My first kitless is one step closer!!


----------



## witz1976 (Apr 5, 2010)

Nice recovery!


----------



## skiprat (Apr 5, 2010)

Cool !!! One step at a time is a good way to do it, but starting with a fountain pen is brave. Looking forward to the complete success.
Well done so far!!:wink:


----------



## RAdams (Apr 5, 2010)

A fountain pen is brave? To me it seemed the easiest way to go. I started to try to make a ballpoint but couldnt figure out how to get either type refill to work without doing some kind of step drill situation in the nib. I made one the other night from the contest Butch did. The whole transmission, tubes, and refill thing... I finished a pen, but it was SOOOOOOO UGLY. It looked almost obsene (SP). I really want to finish this pen for my wife, who is my biggest cheerleader. Her birthday was a month ago and i promised her something special. I thought i could just bang out a kitless and hit a homerun. So far i am a donkey for not completing it yet. I think today might just be the day!!


----------



## snowman56 (Apr 5, 2010)

You are getting there


----------



## RAdams (Apr 5, 2010)

I forgot to add some lessons earlier. I guess i was in a hurry to get the pic posted.

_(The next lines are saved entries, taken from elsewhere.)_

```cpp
template <int W, bool DIAG, bool UNC = false>
__global__ __launch_bounds__(W * WAVE, 2) void cilqr_solve_split_kernel(SolveArgs a) {
  unsigned long long tk0 = 0, tk = 0, c_pro = 0, c_L = 0, c_R = 0, c_F = 0, n_L = 0, n_R = 0;
  if (DIAG) tk0 = tk = __builtin_readcyclecounter();
#define CILQR_STAMP(acc)                                 \
  if (DIAG) {                                            \
    const unsigned long long now_ = __builtin_readcyclecounter(); \
    acc += now_ - tk;                                    \
    tk = now_;                                           \
  }
  extern __shared__ __attribute__((aligned(16))) double lds[];
  if ((int)blockIdx.x >= a.B) return;
  const int b = __builtin_amdgcn_readfirstlane(a.order ? a.order[blockIdx.x] : (int)blockIdx.x);
  if (b >= a.B) return;
  const int tid = threadIdx.x, lane = tid & (WAVE - 1);
  const int wave = __builtin_amdgcn_readfirstlane(tid >> 6);
  const KParams kp = a.kp;
  const int N = a.N, M = a.M, S = kp.n_samples, NSMP = a.n_samples;
  double* samp = lds;
  double* Xa = samp + ((S + 1) & ~1);
  double* Ua = Xa + (N + 1) * XR;
  double* rec = Ua + 2 * N;
  double* cst = rec + N * RECF;
  double* off = cst + RCST;
  double* rmax = off + (size_t)M * NSMP * OFFF;
  double* part = rmax + 2 * M;
  double* umap = part + (size_t)(W - 1) * 5 * N;
  double* ctl = part + ((((W - 1) + (UNC ? 1 : 0)) * 5 * N + 1) & ~1);
  int* const cmd = reinterpret_cast<int*>(ctl);
  double* tab = a.obs_tab + (size_t)b * M * NOMF * N;

  SampleGrid grid;
// ... 334 lines not shown
  for (int it = 0; it < max_it && !handover; ++it) {
    ++iters;
    {
      const KParams kpl = phase_params();
      double dx[STEPS], dy[STEPS], lx2[STEPS], Jt = 0.0;
#pragma unroll
      for (int c2 = 0; c2 < STEPS; ++c2) {
        dx[c2] = 0.0; dy[c2] = 0.0; lx2[c2] = 0.0;
        const int t = lane + c2 * WAVE;
        if (t < N) {
          const double* xr = Xa + t * XR;
          const double px = xr[0], py = xr[1], v = xr[2];
          const double u0 = Ua[2 * t], u1 = Ua[2 * t + 1];
          double2* q = reinterpret_cast<double2*>(fwd + t * FREC + 10);
          q[0] = make_double2(px, py);
          q[1] = make_double2(v, xr[3]);
          q[2] = make_double2(u0, u1);
          const int cs = closest_sample(S, grid, px, py, LdsSamples{samp, grid.xf, grid.dxs});
          dx[c2] = px - fma(grid.dxs, (double)cs, grid.xf);
          dy[c2] = py - samp[cs];
          const double dv = v - kpl.desired_speed;
          lx2[c2] = (2 * kpl.w_vel) * dv;
          Jt += stage_cost(kpl, dx[c2], dy[c2], dv, u0, u1);
          if (W == 2) {
            Rec c;
            double a1, a2, a3, a4;
            ctrl_args(kpl, u0, u1, v, a1, a2, a3, a4);
            const double e1 = exp_fast(a1);
            const double e2 = exp_fast(a2);
            const double e3 = exp_fast(a3);
            const double e4 = exp_fast(a4);
            ctrl_terms(kpl, u0, u1, e1, e2, e3, e4, c);
            double* r = rec + t * RECF;
            const double ih = 2.0 / kpl.dt;
            r[6] = c.lu0 * ih; r[7] = c.lu1; r[8] = c.luu0 * (ih * ih); r[9] = c.luu1;
          }
        }
      }
      J_new = wave_sum_uniform(Jt);
      unsigned long long w0 = 0;
      if (DIAG) w0 = stamp_after(J_new);
      __syncthreads();
      if (DIAG) c_wait += __builtin_readcyclecounter() - w0;
#pragma unroll
      for (int c2 = 0; c2 < STEPS; ++c2) {
        const int t = lane + c2 * WAVE;
        if (t < N) {
          const double* q = part + (size_t)t * 5;
          StepSums s5{q[0], q[1], q[2], q[3], q[4]};
          if (W == 3 && !UNC) {
            const double* qo = q + (size_t)N * 5;
            s5.lx0 += qo[0]; s5.lx1 += qo[1]; s5.h00 += qo[2]; s5.h01 += qo[3]; s5.h11 += qo[4];
          }
          double* r = rec + t * RECF;
          double lx0, lx1, l00, l01, l11;
          state_terms(kpl, dx[c2], dy[c2], s5, lx0, lx1, l00, l01, l11);
          if (UNC) {
            const double* qu = umap + (size_t)t * 5;
            lx0 += qu[0]; lx1 += qu[1]; l00 += qu[2]; l01 += qu[3]; l11 += qu[4];
          }
          r[0] = lx0; r[1] = lx1; r[2] = lx2[c2]; r[3] = l00; r[4] = l01; r[5] = l11;
        }
      }
      j_valid = true;
    }
    CILQR_STAMP(c_L)
    if (DIAG) ++n_L;
    const bool accept = J_new < J_old;
    bool stop = false;
    if (!accept) {
      if (J_new != J_new) {
        status = CILQR_EXIT_NUMERIC;
      } else {
        for (;;) {
          lamb = lamb * kp.lamb_factor;
          if (lamb > kp.lamb_max) { status = CILQR_EXIT_LAMBDA_MAX; break; }
          if (++it >= max_it) { status = CILQR_EXIT_MAX_ITER; break; }
          ++iters;
        }
      }
      stop = true;
    } else {
      asm volatile("s_waitcnt lgkmcnt(0)" ::: "memory");
      if (!riccati_mfma<true, false>(N, rec, rec, fwd, cst, 2.0 / kp.dt, lamb, nullptr)) {
        handover = true;
        stop = true;
      } else {
        CILQR_STAMP(c_R)
        ++n_pass;
        if (DIAG) ++n_R;
        if (!forward_smem(KParams(phase_params()), N, Xa, fwd, Xa, Ua)) {
          handover = true;
          stop = true;
        } else {
          j_valid = false;
          lamb = lamb / kp.lamb_factor;
          if (fabs(J_new - J_old) < kp.tolerance) { status = CILQR_EXIT_TOLERANCE; stop = true; }
          J_old = J_new;
          if (it + 1 >= max_it) stop = true;
        }
      }
    }
    if (stop && lane == 0) *reinterpret_cast<volatile int*>(cmd) = CMD_EXIT;
    __syncthreads();
    CILQR_STAMP(c_F)
    if (stop) break;
  }

  int32_t* const hint = phase_args().hint_passes;
  if (lane == 0) {
    phase_args().redo[b] = handover ? 1 : 0;
    if (handover && hint) hint[b] = 63;
  }
  if (handover) return;

  const SolveArgs ae = phase_args();
  double* Uo = ae.U + (size_t)b * 2 * N;
  for (int i = lane; i < 2 * N; i += WAVE) Uo[i] = Ua[i];
  double* Xg = ae.X_out + (size_t)b * 4 * (N + 1);
  for (int i = lane; i < 4 * (N + 1); i += WAVE) Xg[i] = Xa[(i >> 2) * XR + (i & 3)];
  if (ae.J_out) {
    if (!j_valid) J_new = wave_sum_uniform(cost_only(ae.kp, N, lane, samp, S, grid, Xa, Ua));
    if (lane == 0) ae.J_out[b] = J_new;
  }
  if (lane == 0) {
    if (ae.iters_out) ae.iters_out[b] = iters;
    if (ae.status_out) ae.status_out[b] = status;
    if (ae.passes) ae.passes[b] = n_pass;
    if (ae.hint_passes) ae.hint_passes[b] = n_pass;
  }
  if (DIAG && lane == 0 && a.diag) {
    const unsigned long long now_ = __builtin_readcyclecounter();
    unsigned long long* o = a.diag + (size_t)b * DIAG_SLOTS;
    o[0] = c_pro; o[1] = c_L; o[2] = c_R; o[3] = c_F; o[4] = now_ - tk; o[5] = n_L; o[6] = n_R; o[7] = now_ - tk0;
    o[10] = c_wait;
    o[12] = (unsigned long long)__builtin_amdgcn_s_getreg((4) | (0 << 6) | (31 << 11)) |
            ((unsigned long long)__builtin_amdgcn_s_getreg((20) | (0 << 6) | (31 << 11)) << 32);
    if (W == 2) { o[11] = 0; o[14] = 0; }
    o[15] = 0;
  }
#undef CILQR_STAMP
}

__global__ void quu_inverse_kernel(int n, const double* q, const double* lamb, double* out, int general) {
  const int i = blockIdx.x * blockDim.x + threadIdx.x;
  if (i >= n) return;
  const double a = q[4 * i], b = 0.5 * (q[4 * i + 1] + q[4 * i + 2]), d = q[4 * i + 3];
  double i00 = 0, i01 = 0, i11 = 0;
  bool ok = true;
  if (general) ok = quu_inverse_general(a, b, d, lamb[i], i00, i01, i11);
  else quu_inverse_psd(a, b, d, lamb[i], b * b, i00, i01, i11);
  const double nan = __builtin_nan("");
  out[4 * i] = ok ? i00 : nan; out[4 * i + 1] = ok ? i01 : nan; out[4 * i + 2] = ok ? i01 : nan; out[4 * i + 3] = ok ? i11 : nan;
}

__global__ void closest_sample_kernel(int n, int S, const double* in, int32_t* out) {
  const int i = blockIdx.x * blockDim.x + threadIdx.x;
  if (i >= n) return;
  const double* q = in + (size_t)i * 10;
  double pc[CILQR_POLY_COEFFS];
  for (int j = 0; j < CILQR_POLY_COEFFS; ++j) pc[j] = q[j];
  SampleGrid g;
  make_sample_grid(g, q[6], q[7], S);
  auto at = [&](int s, double& x, double& y) { sample_xy(g, pc, s, x, y); };
  double m = 0.0, A = 0.0, B = 0.0, yp = 0.0;
  for (int s = 0; s < S; ++s) {
    double x, y, a2, a3;
// ... 130 lines not shown
```

Measured before the change: 2.498 million.

## Add LDS-addressed MFMA Riccati backward pass with deferred PSD check

Adds a specialized Riccati backward pass for the shared-memory path. It reads operands through explicit LDS address-space pointers with per-lane slot cursors. The positive-definiteness and NaN check is moved out of the serial recursion into a parallel post-pass over the stored Q blocks, which removes per-step sign tracking from the critical path. It also writes Q blocks back to LDS and gains into fwd inside the loop. Call sites in the FSMEM and persistent paths now use it, except the W==3 variant, trading more code and extra LDS writes for a shorter dependency chain.

```diff
diff --git a/uncertainty-aware-cilqr-for-trajectory-optimization_amd/csrc/cilqr_solve.hip b/uncertainty-aware-cilqr-for-trajectory-optimization_amd/csrc/cilqr_solve.hip
--- a/uncertainty-aware-cilqr-for-trajectory-optimization_amd/csrc/cilqr_solve.hip
+++ b/uncertainty-aware-cilqr-for-trajectory-optimization_amd/csrc/cilqr_solve.hip
@@ -520,6 +520,141 @@
     step(oa);
   }
   return __builtin_amdgcn_ballot_w64((signs_v | signs_s) < 0 || !(det0 == det0)) == 0;
+}
+
+typedef __attribute__((address_space(3))) double lds_f64;
+struct MfmaLdsCursor {
+  const lds_f64 *AB, *AA, *BB, *Ca, *Cb;
+  int sAB, sAA, sBB, sCa, sCb;
+  __device__ __forceinline__ void upper(MfmaOperands& o) const { o.AB = AB[RECF]; o.AA = AA[RECF]; o.BB = BB[RECF]; o.Ca = Ca[RECF]; o.Cb = Cb[RECF]; }
+  __device__ __forceinline__ void lower(MfmaOperands& o) const { o.AB = AB[0]; o.AA = AA[0]; o.BB = BB[0]; o.Ca = Ca[0]; o.Cb = Cb[0]; }
+};
+__device__ __forceinline__ void mfma_place(const lds_f64*& ptr, int& stride, int slot, const lds_f64* low, const lds_f64* cst) {
+  ptr = slot >= 0 ? low + slot : cst + (-1 - slot);
+  stride = slot >= 0 ? 2 * RECF : 0;
+}
+
+template <bool DIAG>
+__device__ __forceinline__ bool riccati_mfma_smem(int N, const double* rec, double* fwd, const double* cst, double inv_half_dt, double lamb_in,
+                                                  unsigned long long* sub) {
+  constexpr int C0 = -1, C1 = -2, CDT = -3, CW = -4, C2 = -5;
+  const int lane = threadIdx.x;
+  const int e = ((lane >> 4) << 2) | (lane & 3);
+  const bool odd = (lane & 4) != 0;
+  const int slotA = e == 0 || e == 5 || e == 10 || e == 15 ? C1 : e == 2 ? 10 : e == 6 ? 11 : e == 3 ? 12 : e == 7 ? 13 : C0;
+  const int slotB = e == 0 ? 10 : e == 4 ? 11 : e == 8 ? C2 : e == 13 ? CDT : C0;
+  const int slotXX = e == 0 ? 3 : e == 1 || e == 4 ? 4 : e == 5 ? 5 : e == 10 ? CW : C0;
+  const int slotX = e == 2 ? 0 : e == 6 ? 1 : e == 10 ? 2 : C0;
+  const int slotUU = e == 0 ? 8 : e == 5 ? 9 : e == 2 ? 6 : e == 6 ? 7 : C0;
+  using PTR = const lds_f64*;
+  const PTR low = (PTR)rec + (N - 2) * RECF;
+  const PTR cstp = (PTR)cst;
+  MfmaLdsCursor cur;
+  mfma_place(cur.AB, cur.sAB, odd ? slotB : slotA, low, cstp);
+  mfma_place(cur.AA, cur.sAA, slotA, low, cstp);
+  mfma_place(cur.BB, cur.sBB, slotB, low, cstp);
+  mfma_place(cur.Ca, cur.sCa, odd ? slotX : slotXX, low, cstp);
+  mfma_place(cur.Cb, cur.sCb, odd ? slotUU : C0, low, cstp);
+  double m00 = e == 0 ? 1.0 : 0.0, m01 = e == 1 || e == 4 ? 1.0 : 0.0, m11 = e == 5 ? 1.0 : 0.0;
+  double mvc = odd && (lane & 3) == 2 ? 1.0 : 0.0;
+  double lamb = lamb_in, lamb0 = lamb_in * (inv_half_dt * inv_half_dt);
+  double lamb_row = (lane >> 4) == 0 ? lamb0 : lamb;
+  CILQR_PIN(m00); CILQR_PIN(m01); CILQR_PIN(m11); CILQR_PIN(mvc); CILQR_PIN(lamb); CILQR_PIN(lamb0); CILQR_PIN(lamb_row);
+  const bool stores = lane == 6 || lane == 22 || lane < 4 || (lane >= 16 && lane < 20);
+  const int gslot = lane == 6 ? 0 : lane == 22 ? 1 : lane < 4 ? 2 + lane : 6 + (lane & 3);
+  unsigned goff = stores ? (unsigned)(((N - 1) * FREC + gslot) * 8) : (unsigned)((N * FREC + (lane & 15)) * 8);
+  const unsigned gstride = stores ? FREC * 8 : 0;
+  char* const gbase = reinterpret_cast<char*>(fwd);
+  lds_f64* qp = (lds_f64*)rec + (N - 2) * RECF + (lane == 4 ? 0 : lane == 5 ? 1 : lane == 21 ? 2 : 3 + lane % 11);
+
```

But before i get to the lessons, Where would a person buy quantities of nib feeds and feed holders? Heritage maybe??? I am headed there now!


Making a kitless pen (for me) has been a challenge in engineering unlike anything i ever expected. It is alot of time making jigs, tools, attachments, and other misc. pieces that will not even be part of the finished product. I have ruined several PR blanks, and several Alumilite blanks all in the "learning" process. It teaches a person to look at penmaking from a totally different perspective. You cannot just mount the tubes and turn to the bushings. You have to reverse engineer the entire project, keeping in mind ink pen function, refilling, durability, fit, and of course style. It is something that is very easy to lose yourself in. I have made the biggest mess in my shop since starting my kitless voyage than the entire 4 years i have been turning. It is such an involved project, I end up with my drill bits, punch set, tap and die set, calipers, bushings box, dremel attachment box, and several different blanks and partial blanks and lots of other stuff all out on the bench at once. 

Sound like a bad thing? It is. It's messy, and dirty, and difficult, and there is a high rate of failure for a noob such as myself. It's also challenging, and frustrating, and It is the most fun i have ever had in my shop. Just making a successful (SP) nib section was one of the most rewarding feelings in the world. I can only imagine how proud of the actual pen i will be! 


So if you are reading this, and you are frustrated in your own kitless failures, KEEP UP THE FIGHT! If you get stuck, ASK QUESTIONS! SHARE!!!!!!

Even your failures can be someone elses success! I fixed my threading problems by looking at someone elses failure! Learn from your mistakes, and keep trying!


----------



## Oldwagon (Apr 5, 2010)

Ron,That is a purty pink.Keep up the good work.Todd


----------



## RAdams (Apr 5, 2010)

Thank ya Todd! I hope my wife likes it!


----------



## penmaker56 (Apr 5, 2010)

Welcome to the kitless world, fountain pens and roller balls are easier than ball points, and push button (clicker) are much harder than twists. I started a pictorial on my facebook page about the evolution of a kitless pen, but stopped due to lack of interest. If you need kitless parts and supplies, please check out my website, which I tried to gear toward the kitless pen maker.


----------



## cnirenberg (Apr 5, 2010)

Ron,
Great start.


----------



## RAdams (Apr 5, 2010)

Next lesson.... er lessons.


You cannot tap the lid by hand and expect it to line up straight with the body. 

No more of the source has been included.